Встал. Как бы не веря себе, что живой, сделал несколько шагов, согнул руки в локтях, подпрыгнул. Сердце колотилось сильно и болезненно. И эта неожиданная боль была тоже одним из компонентов его бытия, физическую полноту которого он никогда так остро не ощущал.
— Надо что-то делать, что-то делать, — забегал он по палате. Бросился к шкафу и стал поспешно переодеваться.

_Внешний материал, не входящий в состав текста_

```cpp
extern "C" int lg_clip_adam_update(float* w, const float* g, float* m, float* v, long long n, const float* state,
                                   float lr, float b1, float b2, float eps, float clip, float gscale, void* stream) {
  LG_CHECK_ARG(w && g && m && v && state, "lg_clip_adam_update: null pointer");
  LG_CHECK_ARG(n > 0, "lg_clip_adam_update: n=%lld", n);
  long long nb = (n + 255) / 256;
  if (nb > 4096) nb = 4096;
  hipLaunchKernelGGL(clip_adam_kernel, dim3((int)nb), dim3(256), 0, (hipStream_t)stream, w, g, m, v, n, state, lr, b1, b2,
                     eps, clip, gscale);
  LG_CHECK_LAUNCH("lg_clip_adam_update");
  return LG_OK;
}

extern "C" int lg_adam_advance(float* state, float b1, float b2, void* stream) {
  LG_CHECK_ARG(state, "lg_adam_advance: null pointer");
  hipLaunchKernelGGL(adam_advance_kernel, dim3(1), dim3(64), 0, (hipStream_t)stream, state, b1, b2);
  LG_CHECK_LAUNCH("lg_adam_advance");
  return LG_OK;
}

extern "C" int lg_axpby(float* y, const float* x, float a, float b, long long n, void* stream) {
  LG_CHECK_ARG(x && y && n > 0, "lg_axpby: bad args");
  long long nb = (n + 255) / 256;
  if (nb > 4096) nb = 4096;
  hipLaunchKernelGGL(axpby_kernel, dim3((int)nb), dim3(256), 0, (hipStream_t)stream, y, x, a, b, n);
  LG_CHECK_LAUNCH("lg_axpby");
  return LG_OK;
}
```

littlegan_amd/csrc/skinny_mfma.hip:

```cpp
#include <stdlib.h>
#include "lg_common.h"

namespace {

__device__ __forceinline__ f32x16 mfma2(float a, float b, f32x16 c) { return __builtin_amdgcn_mfma_f32_32x32x2f32(a, b, c, 0, 0, 0); }
__device__ __forceinline__ f32x16 zero16() {
  f32x16 z;
#pragma unroll
  for (int e = 0; e < 16; ++e) z[e] = 0.f;
  return z;
}
struct HeadCol { const float* ptr; int stride; bool ok; };
__device__ __forceinline__ HeadCol head_col(const float* wpr, const float* wc, int j, int c) {
  HeadCol h;
  h.ok = j <= c;
  h.ptr = j == 0 ? wpr : wc + (h.ok ? j - 1 : 0);
  h.stride = j == 0 ? 1 : c;
  return h;
}

__global__ __launch_bounds__(256) void heads_fwd_mfma_kernel(const float* __restrict__ x, const float* __restrict__ wpr,
                                                             const float* __restrict__ wc, float* __restrict__ part, int B,
                                                             int K, int c) {
  __shared__ float sred[4][2][16][64];
  const int lane = threadIdx.x & 63, wid = threadIdx.x >> 6, r = lane & 31, h = lane >> 5;
  const int b0 = blockIdx.y * 32, kw = blockIdx.x * 512 + wid * 128 + 8 * h;
  const float* xr = x + (long long)(b0 + r) * K + kw;
  const HeadCol c0 = head_col(wpr, wc, r, c), c1 = head_col(wpr, wc, 32 + r, c);
  const bool two = c >= 32;
  f32x16 acc0 = zero16(), acc1 = zero16();
  constexpr int GU = 2;
  for (int g2 = 0; g2 < 8; g2 += GU) {
    f32x4 alo[GU], ahi[GU];
    float w0[GU][8], w1[GU][8];
#pragma unroll
    for (int u = 0; u < GU; ++u) {
      const int g = g2 + u;
      alo[u] = *reinterpret_cast<const f32x4*>(xr + 16 * g); ahi[u] = *reinterpret_cast<const f32x4*>(xr + 16 * g + 4);
#pragma unroll
      for (int e = 0; e < 8; ++e) {
        const long long k = kw + 16 * g + e;
        w0[u][e] = c0.ok ? c0.ptr[k * c0.stride] : 0.f;
        w1[u][e] = (two && c1.ok) ? c1.ptr[k * c1.stride] : 0.f;
      }
    }
#pragma unroll
    for (int u = 0; u < GU; ++u)
#pragma unroll
      for (int e = 0; e < 8; ++e) {
        const float a = e < 4 ? alo[u][e & 3] : ahi[u][e & 3];
        acc0 = mfma2(a, w0[u][e], acc0);
        if (two) acc1 = mfma2(a, w1[u][e], acc1);
      }
  }
#pragma unroll
  for (int e = 0; e < 16; ++e) { sred[wid][0][e][lane] = acc0[e]; sred[wid][1][e][lane] = acc1[e]; }
  __syncthreads();
  for (int i = threadIdx.x; i < 32 * 64; i += 256) {
    const int row = i >> 6, j = i & 63;
    if (j <= c) {
      const int nt = j >> 5, rr = j & 31, hh = (row >> 2) & 1, e = (row & 3) + 4 * (row >> 3), l = hh * 32 + rr;
      part[((long long)blockIdx.x * B + b0 + row) * (c + 1) + j] =
          (sred[0][nt][e][l] + sred[1][nt][e][l]) + (sred[2][nt][e][l] + sred[3][nt][e][l]);
    }
  }
}
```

Во дворе института наткнулся на служителя питомника. Тот испугался, когда он схватил его за плечи и встряхнул:
— Что с Клеопатрой? Отчего она умерла?
— Да ты кто такой? Да отпусти же! — Дядя Сеня вырвался из его объятий и сердито отряхнулся. — Она что тебе, тетка или бабушка, эта Клеопатра? Ходят тут всякие. Обожралась эта дура порченными консервами, да и все дела. Куда ж там, траур мировой устроили. Косовский, так тот аж почернел. А кто виноват? Уборщица. Это она угостила шимпанзе отравой. А меня, наверное, теперь уволят, — тоскливо сказал он.

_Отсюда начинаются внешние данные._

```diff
@@ -1159,14 +1176,25 @@
                 } else {
                     a.delta[my_t] = my_d;
                 }
-                lsum += fmaxf(my_x, 0.f) - my_x * my_y + log1pf(expf(-fabsf(my_x)));
-                dsum += my_d;
-            }
-        }
-        if (active) store_vec<4>((it.w >= 0 ? a.partial + (size_t)it.w * a.h : a.u + (size_t)it.x * a.h) + c0, acc);
-    }
-    const float lt = block_sum_256(lsum, sm);
-    const float dt = block_sum_256(dsum, sm);
+                sums[0][threadIdx.x] += fmaxf(my_x, 0.f) - my_x * my_y + log1pf(expf(-fabsf(my_x)));
+                sums[1][threadIdx.x] += my_d;
+            }
+            __builtin_amdgcn_wave_barrier();
+        }
+        float* out = (it.w >= 0 ? a.partial + (size_t)it.w * a.h : a.u + (size_t)it.x * a.h) + 4 * l16;
+#pragma unroll
+        for (int g = 0; g < G; ++g) {
+            float v[4] = {acc[g].x, acc[g].y, acc[g].z, acc[g].w};
+#pragma unroll
+            for (int i = 0; i < 4; ++i) {
+                v[i] += dm_perm_f(lane ^ 16, v[i]);
+                v[i] += dm_perm_f(lane ^ 32, v[i]);
+            }
+            if (rw == 0 && on[g]) store_vec<4>(out + 64 * g, v);
+        }
+    }
+    const float lt = block_sum_256(sums[0][threadIdx.x], sm);
+    const float dt = block_sum_256(sums[1][threadIdx.x], sm);
     if (threadIdx.x == 0) {
         a.part[blockIdx.x] = lt;
         a.part[DM_PART + blockIdx.x] = dt;
@@ -1592,7 +1620,7 @@
                "gv_distmult_bce_fwd_grad: 16-B alignment required");
     DmFusedParams p{(const int4*)items, n_items, rel_s, rel_o, rel_tid, embed, ld_e, w_rel, ld_w, labels, bias, pos3,
                     score, delta, u, partial, workspace, h};
-    hipLaunchKernelGGL(k_distmult_bce_fwd_grad<8>, dim3(red_blocks(t, 16)), dim3(256), 0, GV_ST, p);
+    hipLaunchKernelGGL(k_distmult_bce_fwd_grad, dim3(red_blocks(t, 16)), dim3(256), 0, GV_ST, p);
     return launch_status("gv_distmult_bce_fwd_grad");
 }
 
```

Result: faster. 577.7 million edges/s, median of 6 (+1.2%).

— Консервы! — Некторов опять бросился к дяде Сене и поцеловал в нос. — Консервы!
— Ты чего? — опешил служитель.
Некторов рассмеялся и побежал в лабораторию.
Консервы! Выходит, ему дана отсрочка на неопределенное время, если не печать долгожительства!
Манжурова сидела у микроскопа, когда он вошел. Подняла голову и опять уткнулась в микроскоп.
— Отчего умерла Клеопатра? — с ходу спросил он.
Не отрываясь от работы, Манжурова небрежно бросила:
— Порченные консервы.
Видно, посчитала его за нового сотрудника. Лицо ее было сосредоточенно-скучным.
— Это точно?
— Точно.
— Ясное море!
Ирина вздрогнула и обернулась.
— Ясное море! — повторил он весело. — Отчего ты такая кислая, Ирина? Отчего люди вообще так часто хмурятся? Злятся? — И не дав ей опомниться, выскочил из лаборатории.
Был обычный июльский день с солнечным жаром, чадом машин и деловой кутерьмой. Некторов шел по улицам и смотрел вокруг глазами человека, который вдруг вынырнул из черной пропасти и очарован хлынувшими на него звуками, красками, запахами.